> [PROBLEM DETAILS]: Go through the records below and return each line that has "gconv" in it.

Saved data entries:
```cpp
extern "C" int32_t ali_conv_tile_order(const AliConvGeom* g, int32_t which, int32_t mfma_f16, int32_t* order,
                                       int32_t cap) {
  if (!geom_ok(g) || (which != 0 && which != 1) || !order) return 0;
  if (which == 0 && conv_first_ok(g, nullptr, mfma_f16 != 0)) return 0;
  GDesc d;
  memset(&d, 0, sizeof(d));
  d.f16 = mfma_f16 != 0;
  bool vec;
  if (which == 0) { setup_fwd(g, d); vec = (g->C % 4) == 0; }
  else { if (!setup_bwd_data(g, d)) return 0; vec = (g->K % 4) == 0; }
  if (!vec || (d.Cin % BK) != 0) return 0;
  TileCfg tc;
  int max_taps = 0;
  const int tiles = plan_tiles(d, vec, tc, max_taps);
  if (tiles <= 0 || tiles > cap) return 0;
  std::vector<int> cost;
  if (!tile_costs(d, tc.bm, cost) || (int)cost.size() != tiles) return 0;
  if (*std::max_element(cost.begin(), cost.end()) == *std::min_element(cost.begin(), cost.end())) return 0;
  std::vector<int> idx(tiles);
  for (int i = 0; i < tiles; ++i) idx[i] = i;
  std::stable_sort(idx.begin(), idx.end(), [&](int a, int b) { return cost[a] > cost[b]; });
  const int nt = (d.Cout + tc.bn - 1) / tc.bn;
  const long long blocks = (long long)tiles * nt;
  bool tail_split = false;
  if (blocks > kNumCU && blocks < 4 * kNumCU) {
    const int R = (int)(blocks % kNumCU);
    const int max_nkt = (max_taps * d.Cin + BK - 1) / BK;
    tail_split = R > 0 && 2 * R <= kNumCU && max_nkt / 2 >= 4;
  }
  const int W = std::min(tiles, 4 * kNumCU / nt);
  if (tail_split || W < 2) {
    for (int i = 0; i < tiles; ++i) order[i] = idx[i];
    return tiles;
  }
  const int full = (tiles / 8) * 8;
  auto slot_of = [&](int r, int by) { return r < full ? (r / 8) * 8 * nt + by * 8 + (r % 8) : full * nt + (r - full) * nt + by; };
  std::vector<long long> load(kNumCU, 0);
  std::vector<char> used(W, 0);
  for (int i = 0; i < W; ++i) {
    const int tile = idx[i];
    int best = -1;
    long long best_load = 0;
    for (int p = 0; p < W; ++p) {
      if (used[p]) continue;
      long long l = 0;
      for (int by = 0; by < nt; ++by) l = std::max(l, load[slot_of(p, by) % kNumCU]);
      if (best < 0 || l < best_load) { best = p; best_load = l; }
    }
    used[best] = 1;
    order[best] = tile;
    for (int by = 0; by < nt; ++by) load[slot_of(best, by) % kNumCU] += cost[tile];
  }
  for (int i = W; i < tiles; ++i) order[i] = idx[i];
  return tiles;
}

extern "C" int32_t ali_conv_writes_out16(const AliConvGeom* g, int32_t which) {
  (void)which;
  return geom_ok(g) ? 1 : 0;
}

extern "C" int32_t ali_conv_uses_f16(const AliConvGeom* g, int32_t which, const AliEpilogue* ep) {
  if (!geom_ok(g) || !ep || !ep->mfma_f16) return 0;
  if (which == 0 && conv_s2_first_ok(g, ep)) return 1;
  return ((which == 0 ? g->C : g->K) % 32) == 0 ? 1 : 0;
}

static int conv_fwd_impl(const AliConvGeom* g, const float* x, const float* w, float* y, const AliEpilogue* ep,
                         void* ws, size_t ws_bytes, ali_stream_t stream, AliGemmJob* job) {
  if (!geom_ok(g) || !x || !w || !y) { set_error("ali_conv_fwd: bad argument"); return ALI_ERR_BAD_ARG; }
  if (conv_first_ok(g, nullptr, ep && ep->mfma_f16)) {
    if (conv_first_ok(g, ep, false)) {
      if (ep && ep->bn_part && ep->bn_slots > 0 && ep->bn_slots != g->B) {
        set_error("ali_conv_fwd: bn_part was sized for %d slots, the per-image kernel leaves %d", ep->bn_slots, g->B);
        return ALI_ERR_BAD_ARG;
      }
      return conv_first_launch(g, x, w, y, ep, (hipStream_t)stream);
    }
    if (ep && ep->bn_part) { set_error("ali_conv_fwd: epilogue not supported for this first-layer geometry"); return ALI_ERR_BAD_ARG; }
  }
  if (conv_s2_first_ok(g, ep)) return conv_s2_first_launch(g, x, w, y, ep, (hipStream_t)stream);
  GDesc d;
  memset(&d, 0, sizeof(d));
  d.in = x; d.w = w; d.out = y;
// ... 81 lines not shown
```

Measured before the change: 79690 images/s.

## Make first-layer conv kernel persistent with register-prefetched next image

Replaces the one-block-per-image first conv launch with a persistent grid capped at a few blocks per CU. Each block loops over images, loads weights into registers once, and prefetches the next image into registers while computing the current one. This amortizes weight loads and hides global-load latency. The cost is higher register pressure, which can lower occupancy, plus an extra barrier per image. An env var can switch back to the old kernel.

```diff
diff --git a/imagecfgen-pytorch_amd/csrc/ali_common.h b/imagecfgen-pytorch_amd/csrc/ali_common.h
--- a/imagecfgen-pytorch_amd/csrc/ali_common.h
+++ b/imagecfgen-pytorch_amd/csrc/ali_common.h
@@ -30,6 +30,8 @@
   int no_s2_first;
   int no_dma16;
   int no_t1_mfma;
+  int no_cf_persist;
+  int cf_blocks_per_cu;
 };
 inline Tuning read_tuning() {
   {
@@ -46,6 +48,8 @@
     v.no_xcd = (int)num("ALI_NO_XCD");
     v.no_s2_first = (int)num("ALI_NO_S2_FIRST");
     v.no_dma16 = (int)num("ALI_NO_DMA16");
+    v.no_cf_persist = (int)num("ALI_NO_CF_PERSIST");
+    v.cf_blocks_per_cu = (int)num("ALI_CF_BLOCKS_PER_CU");
     return v;
   }
 }
diff --git a/imagecfgen-pytorch_amd/csrc/gconv.hip b/imagecfgen-pytorch_amd/csrc/gconv.hip
--- a/imagecfgen-pytorch_amd/csrc/gconv.hip
+++ b/imagecfgen-pytorch_amd/csrc/gconv.hip
@@ -1285,6 +1285,137 @@
   }
 }
 
+constexpr int kCfBlocksPerCU = 2;
+
+template <int TAPS, int CL = 8>
+__global__ __launch_bounds__(256) void conv_first_kernel_persist(const CFDesc d) {
+  extern __shared__ __attribute__((aligned(16))) float cf_smem[];
+  constexpr int S = TAPS == 25 ? 5 : 3;
+  const int HW = d.H * d.W, PQ = d.P * d.Q;
+  float* img = cf_smem;
+  float* red = cf_smem + HW * CF_PIXLD;
+  const float* wl = d.w;
+  const int t = threadIdx.x, lane = t & 63, wave = t >> 6;
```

> [RESULT OF THE EXERCISE]:
diff --git a/imagecfgen-pytorch_amd/csrc/gconv.hip b/imagecfgen-pytorch_amd/csrc/gconv.hip
--- a/imagecfgen-pytorch_amd/csrc/gconv.hip
+++ b/imagecfgen-pytorch_amd/csrc/gconv.hip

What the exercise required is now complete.